Arachidonoyl serotonin
- Names: Preferred IUPAC name (5Z,8Z,11Z,14Z)-N-[2-(5-Hydroxy-1H-indol-3-yl)ethyl]icosa-5,8,11,14-tetraenamide

Identifiers
- CAS Number: 187947-37-1;
- 3D model (JSmol): Interactive image;
- ChEBI: CHEBI:132255;
- ChEMBL: ChEMBL191534;
- ChemSpider: 8202943;
- PubChem CID: 10027372;
- CompTox Dashboard (EPA): DTXSID501029882 ;

Properties
- Chemical formula: C_{30}H_{42}N_{2}O_{2}
- Molar mass: 462.678 g·mol^{−1}

= Arachidonoyl serotonin =

Arachidonoyl serotonin (N-arachidonoyl-serotonin, AA-5-HT) is an endogenous lipid signaling molecule. It was first described in 1998 as being an inhibitor of fatty acid amide hydrolase (FAAH). In 2007, it was shown to have analgesic properties and to act as an antagonist of the TRPV1 receptor. In 2011, it was shown to be present in the ileum and jejunum of the gastrointestinal tract and modulate glucagon-like peptide-1 (GLP-1) secretion.

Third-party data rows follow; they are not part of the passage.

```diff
@@ -812,7 +892,7 @@
                     to = cmul(to, g2);
                     x[q] = cmul(x[q], to);
                 } else {
-                    te = cmul(te, g2);
+                    te = (PASS == 0 && q == 2) ? g2 : cmul(te, g2);
                     x[q] = cmul(x[q], te);
                 }
                 if (!(WF_REAL_S1_SKIP && BYP) || (qsel >> q & 1u)) lds[q * N1 + u] = x[q];
@@ -941,6 +1021,26 @@
 #undef WF_STAMP
 }
 
+template <class P, bool BYP = false, bool LONG = false, bool STAMP = false, bool SRC32 = false>
+__global__ void __launch_bounds__(P::NT, P::min_waves(BYP, LONG))
+    k_wsplit_accum(const double* __restrict__ pm, long pitch, int T, long n_units,
+                   const cd* __restrict__ tw2, double* __restrict__ accg, int D, int R_arg,
+                   unsigned long long* __restrict__ stamps) {
+    extern __shared__ __attribute__((aligned(16))) unsigned char smem_raw[];
+    if constexpr (wf_pass_split<P, BYP, LONG, SRC32>) {
+#ifdef WF_FIX_PASS
+        wf_accum_body<P, BYP, LONG, STAMP, SRC32, WF_FIX_PASS>(smem_raw, pm, pitch, T, n_units, tw2, accg, D, R_arg, stamps);
+        return;
+#endif
+        if ((blockIdx.x >> 3) & 1)
+            wf_accum_body<P, BYP, LONG, STAMP, SRC32, 1>(smem_raw, pm, pitch, T, n_units, tw2, accg, D, R_arg, stamps);
+        else
+            wf_accum_body<P, BYP, LONG, STAMP, SRC32, 0>(smem_raw, pm, pitch, T, n_units, tw2, accg, D, R_arg, stamps);
+    } else {
+        wf_accum_body<P, BYP, LONG, STAMP, SRC32, -1>(smem_raw, pm, pitch, T, n_units, tw2, accg, D, R_arg, stamps);
+    }
+}
+
 struct WfSubT {
     int lane, hi, lo;
     __device__ __forceinline__ explicit WfSubT(int lane_) : lane(lane_) {
```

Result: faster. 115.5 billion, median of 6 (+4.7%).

In addition to this, in 2016, AA-5-HT was also found to affect the signaling mechanisms responsible for anxiety, by inhibiting dopamine release from the Basolateral amygdala following fear behavior. In 2017, AA-5-HT was tested in its effects on the sleep wake cycle, where it was found to affect the sleep homeostasis when used in conjunction with molecules and chemicals that affect wake-related neurotransmitters.